HOW TO COMPLETE THIS TASK — Copy out each line below in which the string "prow" appears.

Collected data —
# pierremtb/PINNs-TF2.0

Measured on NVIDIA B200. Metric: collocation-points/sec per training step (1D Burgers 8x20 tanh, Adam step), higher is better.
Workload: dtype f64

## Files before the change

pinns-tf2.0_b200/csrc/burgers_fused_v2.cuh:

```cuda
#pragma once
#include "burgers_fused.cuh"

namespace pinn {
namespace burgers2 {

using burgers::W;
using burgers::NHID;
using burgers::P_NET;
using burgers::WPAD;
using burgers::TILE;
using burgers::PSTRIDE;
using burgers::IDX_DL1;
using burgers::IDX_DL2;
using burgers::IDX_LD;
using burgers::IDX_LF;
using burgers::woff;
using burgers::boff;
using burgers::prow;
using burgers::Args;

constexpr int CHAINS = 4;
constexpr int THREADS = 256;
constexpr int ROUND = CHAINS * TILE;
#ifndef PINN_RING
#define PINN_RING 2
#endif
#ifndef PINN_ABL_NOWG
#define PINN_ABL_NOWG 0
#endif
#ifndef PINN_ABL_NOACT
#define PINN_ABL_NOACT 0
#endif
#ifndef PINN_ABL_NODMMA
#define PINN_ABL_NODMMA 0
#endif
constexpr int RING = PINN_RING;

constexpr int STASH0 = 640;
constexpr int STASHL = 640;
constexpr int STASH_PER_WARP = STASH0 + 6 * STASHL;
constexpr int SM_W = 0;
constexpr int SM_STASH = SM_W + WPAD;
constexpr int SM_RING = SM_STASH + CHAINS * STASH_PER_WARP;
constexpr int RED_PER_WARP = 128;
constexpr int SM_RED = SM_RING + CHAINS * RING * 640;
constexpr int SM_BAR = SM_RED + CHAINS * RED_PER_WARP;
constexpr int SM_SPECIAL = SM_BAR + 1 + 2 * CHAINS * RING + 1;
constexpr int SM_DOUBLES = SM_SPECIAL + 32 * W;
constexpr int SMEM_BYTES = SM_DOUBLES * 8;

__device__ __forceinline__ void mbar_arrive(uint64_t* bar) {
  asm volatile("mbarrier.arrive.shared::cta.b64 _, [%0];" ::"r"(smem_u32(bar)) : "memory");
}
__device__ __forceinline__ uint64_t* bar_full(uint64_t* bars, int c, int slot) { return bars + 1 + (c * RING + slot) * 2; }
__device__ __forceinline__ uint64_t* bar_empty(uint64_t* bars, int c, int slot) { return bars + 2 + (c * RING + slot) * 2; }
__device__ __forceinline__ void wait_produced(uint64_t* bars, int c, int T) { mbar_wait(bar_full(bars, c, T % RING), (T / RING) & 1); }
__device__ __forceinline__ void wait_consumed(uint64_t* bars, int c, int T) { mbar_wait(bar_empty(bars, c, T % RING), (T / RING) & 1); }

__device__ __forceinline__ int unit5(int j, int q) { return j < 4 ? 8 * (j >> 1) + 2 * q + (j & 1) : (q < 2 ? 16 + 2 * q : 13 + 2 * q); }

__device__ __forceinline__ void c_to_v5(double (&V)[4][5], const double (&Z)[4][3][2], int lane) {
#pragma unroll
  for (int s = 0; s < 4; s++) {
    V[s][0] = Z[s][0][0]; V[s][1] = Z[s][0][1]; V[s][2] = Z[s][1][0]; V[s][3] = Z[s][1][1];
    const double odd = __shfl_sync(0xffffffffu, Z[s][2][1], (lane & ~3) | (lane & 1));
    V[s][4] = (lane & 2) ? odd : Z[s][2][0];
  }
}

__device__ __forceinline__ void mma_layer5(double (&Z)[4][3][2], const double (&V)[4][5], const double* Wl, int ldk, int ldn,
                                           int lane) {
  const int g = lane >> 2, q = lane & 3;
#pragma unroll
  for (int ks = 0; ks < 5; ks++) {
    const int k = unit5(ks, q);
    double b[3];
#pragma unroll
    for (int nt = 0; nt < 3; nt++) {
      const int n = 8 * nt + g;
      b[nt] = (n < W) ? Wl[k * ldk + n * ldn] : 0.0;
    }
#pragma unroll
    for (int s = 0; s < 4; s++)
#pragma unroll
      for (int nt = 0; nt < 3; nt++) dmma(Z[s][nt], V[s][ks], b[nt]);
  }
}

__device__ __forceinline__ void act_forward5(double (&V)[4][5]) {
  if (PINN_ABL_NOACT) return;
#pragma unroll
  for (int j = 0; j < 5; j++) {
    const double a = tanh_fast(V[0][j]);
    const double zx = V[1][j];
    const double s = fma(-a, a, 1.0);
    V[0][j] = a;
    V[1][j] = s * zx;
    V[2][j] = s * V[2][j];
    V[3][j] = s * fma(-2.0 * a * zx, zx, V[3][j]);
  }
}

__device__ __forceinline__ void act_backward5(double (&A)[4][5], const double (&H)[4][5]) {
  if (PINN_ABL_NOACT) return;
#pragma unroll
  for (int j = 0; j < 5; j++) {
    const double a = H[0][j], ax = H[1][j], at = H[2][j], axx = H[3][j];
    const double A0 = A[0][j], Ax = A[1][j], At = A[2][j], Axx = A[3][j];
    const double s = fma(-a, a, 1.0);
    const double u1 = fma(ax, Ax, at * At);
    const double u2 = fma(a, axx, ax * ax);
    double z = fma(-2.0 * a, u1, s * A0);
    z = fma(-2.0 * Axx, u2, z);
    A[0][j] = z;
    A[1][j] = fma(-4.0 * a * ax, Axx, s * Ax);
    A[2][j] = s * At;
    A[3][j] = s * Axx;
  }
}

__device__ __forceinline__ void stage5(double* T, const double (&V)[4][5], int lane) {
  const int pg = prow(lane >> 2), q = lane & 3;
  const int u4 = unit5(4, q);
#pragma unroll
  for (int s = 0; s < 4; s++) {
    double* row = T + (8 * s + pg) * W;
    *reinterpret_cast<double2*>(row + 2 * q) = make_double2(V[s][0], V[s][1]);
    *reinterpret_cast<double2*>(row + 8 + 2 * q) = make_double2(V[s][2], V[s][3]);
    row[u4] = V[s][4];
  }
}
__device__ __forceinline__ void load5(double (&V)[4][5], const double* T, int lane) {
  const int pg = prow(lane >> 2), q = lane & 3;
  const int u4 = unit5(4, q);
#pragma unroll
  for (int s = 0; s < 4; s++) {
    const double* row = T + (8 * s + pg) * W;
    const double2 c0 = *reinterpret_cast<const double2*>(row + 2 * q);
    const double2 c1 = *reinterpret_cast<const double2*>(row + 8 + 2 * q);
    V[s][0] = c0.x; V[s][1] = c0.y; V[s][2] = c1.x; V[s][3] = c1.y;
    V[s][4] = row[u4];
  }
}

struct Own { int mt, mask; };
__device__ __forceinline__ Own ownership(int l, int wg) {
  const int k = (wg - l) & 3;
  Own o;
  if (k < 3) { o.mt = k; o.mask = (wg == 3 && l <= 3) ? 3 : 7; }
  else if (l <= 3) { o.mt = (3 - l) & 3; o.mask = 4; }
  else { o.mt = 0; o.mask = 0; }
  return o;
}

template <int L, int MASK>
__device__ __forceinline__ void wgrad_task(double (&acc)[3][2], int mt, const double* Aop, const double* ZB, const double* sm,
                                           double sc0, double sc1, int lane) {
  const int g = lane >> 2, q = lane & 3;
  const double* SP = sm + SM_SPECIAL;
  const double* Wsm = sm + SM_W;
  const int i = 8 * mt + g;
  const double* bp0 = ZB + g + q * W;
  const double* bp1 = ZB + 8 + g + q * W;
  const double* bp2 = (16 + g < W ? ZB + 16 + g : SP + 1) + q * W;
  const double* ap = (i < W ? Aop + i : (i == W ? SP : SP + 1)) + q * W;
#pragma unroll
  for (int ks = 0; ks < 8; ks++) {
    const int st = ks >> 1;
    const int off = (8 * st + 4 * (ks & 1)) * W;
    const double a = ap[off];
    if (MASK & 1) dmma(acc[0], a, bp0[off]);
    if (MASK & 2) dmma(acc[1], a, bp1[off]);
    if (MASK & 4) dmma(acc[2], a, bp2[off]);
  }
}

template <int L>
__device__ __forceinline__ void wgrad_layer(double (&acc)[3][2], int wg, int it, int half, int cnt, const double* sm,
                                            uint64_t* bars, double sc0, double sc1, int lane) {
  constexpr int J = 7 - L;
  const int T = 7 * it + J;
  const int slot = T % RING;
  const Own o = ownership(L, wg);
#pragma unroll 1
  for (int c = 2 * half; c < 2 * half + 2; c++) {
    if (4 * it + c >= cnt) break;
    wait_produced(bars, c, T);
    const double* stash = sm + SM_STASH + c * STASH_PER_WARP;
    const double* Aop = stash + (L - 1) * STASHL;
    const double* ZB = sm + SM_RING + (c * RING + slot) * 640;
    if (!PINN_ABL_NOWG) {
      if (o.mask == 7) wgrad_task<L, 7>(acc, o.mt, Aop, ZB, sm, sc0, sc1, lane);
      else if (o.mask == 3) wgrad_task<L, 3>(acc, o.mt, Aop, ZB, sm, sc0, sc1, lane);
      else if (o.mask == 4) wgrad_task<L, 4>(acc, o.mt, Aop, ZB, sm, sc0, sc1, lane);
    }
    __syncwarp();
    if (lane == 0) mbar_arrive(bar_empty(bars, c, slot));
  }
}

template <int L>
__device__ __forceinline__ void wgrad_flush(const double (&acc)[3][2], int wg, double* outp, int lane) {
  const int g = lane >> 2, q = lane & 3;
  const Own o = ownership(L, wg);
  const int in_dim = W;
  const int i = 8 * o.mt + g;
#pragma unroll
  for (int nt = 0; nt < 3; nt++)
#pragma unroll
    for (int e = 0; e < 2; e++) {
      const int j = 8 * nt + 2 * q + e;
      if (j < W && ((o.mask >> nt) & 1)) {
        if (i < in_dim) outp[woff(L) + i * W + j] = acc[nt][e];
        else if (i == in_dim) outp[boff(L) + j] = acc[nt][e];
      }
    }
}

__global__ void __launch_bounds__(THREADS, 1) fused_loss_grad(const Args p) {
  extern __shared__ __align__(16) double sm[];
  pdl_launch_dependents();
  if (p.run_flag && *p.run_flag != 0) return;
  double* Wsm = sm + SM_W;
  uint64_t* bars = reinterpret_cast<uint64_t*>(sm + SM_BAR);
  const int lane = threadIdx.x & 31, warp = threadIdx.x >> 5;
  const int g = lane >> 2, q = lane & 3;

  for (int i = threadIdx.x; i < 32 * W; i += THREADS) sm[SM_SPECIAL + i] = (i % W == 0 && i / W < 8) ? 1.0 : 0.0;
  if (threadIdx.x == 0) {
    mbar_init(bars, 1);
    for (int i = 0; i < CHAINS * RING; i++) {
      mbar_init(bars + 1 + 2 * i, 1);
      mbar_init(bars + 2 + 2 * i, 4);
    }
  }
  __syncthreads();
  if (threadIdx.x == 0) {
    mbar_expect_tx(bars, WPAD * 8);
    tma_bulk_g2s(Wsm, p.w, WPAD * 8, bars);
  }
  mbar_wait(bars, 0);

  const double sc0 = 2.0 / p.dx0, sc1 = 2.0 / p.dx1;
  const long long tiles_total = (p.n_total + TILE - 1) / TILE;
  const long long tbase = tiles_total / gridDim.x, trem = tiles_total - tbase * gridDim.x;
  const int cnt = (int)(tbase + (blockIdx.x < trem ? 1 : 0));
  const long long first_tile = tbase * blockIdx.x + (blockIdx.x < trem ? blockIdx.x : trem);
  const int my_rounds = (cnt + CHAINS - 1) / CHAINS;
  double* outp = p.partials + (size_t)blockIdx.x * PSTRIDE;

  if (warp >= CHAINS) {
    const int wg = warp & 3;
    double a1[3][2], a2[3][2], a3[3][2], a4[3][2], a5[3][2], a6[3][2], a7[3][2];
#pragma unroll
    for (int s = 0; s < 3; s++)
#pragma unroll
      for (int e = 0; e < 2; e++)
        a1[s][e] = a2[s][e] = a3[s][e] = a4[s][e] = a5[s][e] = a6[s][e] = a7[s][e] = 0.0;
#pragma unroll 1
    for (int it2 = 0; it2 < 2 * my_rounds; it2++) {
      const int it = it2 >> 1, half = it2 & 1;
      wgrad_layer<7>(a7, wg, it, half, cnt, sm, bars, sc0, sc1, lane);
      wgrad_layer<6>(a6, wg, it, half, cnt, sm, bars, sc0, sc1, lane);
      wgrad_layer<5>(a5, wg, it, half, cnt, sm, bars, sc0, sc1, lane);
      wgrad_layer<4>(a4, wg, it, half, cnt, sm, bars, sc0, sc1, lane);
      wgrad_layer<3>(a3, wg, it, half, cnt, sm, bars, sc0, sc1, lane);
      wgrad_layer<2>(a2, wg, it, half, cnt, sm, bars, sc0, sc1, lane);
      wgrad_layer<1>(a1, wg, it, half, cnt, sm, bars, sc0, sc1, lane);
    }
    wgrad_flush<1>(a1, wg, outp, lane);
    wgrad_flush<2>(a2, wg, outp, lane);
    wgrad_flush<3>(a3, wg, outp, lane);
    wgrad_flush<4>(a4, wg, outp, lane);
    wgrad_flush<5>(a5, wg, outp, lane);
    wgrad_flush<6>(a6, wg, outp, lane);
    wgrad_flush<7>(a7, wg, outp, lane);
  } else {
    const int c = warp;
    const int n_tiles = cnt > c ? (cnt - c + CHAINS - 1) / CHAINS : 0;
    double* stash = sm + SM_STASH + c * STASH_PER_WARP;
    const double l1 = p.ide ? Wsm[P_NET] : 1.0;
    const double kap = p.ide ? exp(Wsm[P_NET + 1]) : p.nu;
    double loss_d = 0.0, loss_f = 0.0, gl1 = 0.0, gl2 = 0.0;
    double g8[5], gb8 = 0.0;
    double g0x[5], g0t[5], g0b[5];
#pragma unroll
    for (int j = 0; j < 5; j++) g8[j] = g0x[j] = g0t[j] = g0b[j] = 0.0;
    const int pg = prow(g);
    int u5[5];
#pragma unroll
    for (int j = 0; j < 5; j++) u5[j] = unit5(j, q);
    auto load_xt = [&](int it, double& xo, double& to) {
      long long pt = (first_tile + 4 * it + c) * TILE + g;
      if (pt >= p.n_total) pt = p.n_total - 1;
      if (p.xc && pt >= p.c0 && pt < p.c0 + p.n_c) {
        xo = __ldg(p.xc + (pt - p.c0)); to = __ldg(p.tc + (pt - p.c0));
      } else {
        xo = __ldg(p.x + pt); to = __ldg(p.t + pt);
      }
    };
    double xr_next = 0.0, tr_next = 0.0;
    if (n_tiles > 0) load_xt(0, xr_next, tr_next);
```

SOLUTION FOR THIS TASK —
using burgers::prow;
  const int pg = prow(lane >> 2), q = lane & 3;
  const int pg = prow(lane >> 2), q = lane & 3;
    const int pg = prow(g);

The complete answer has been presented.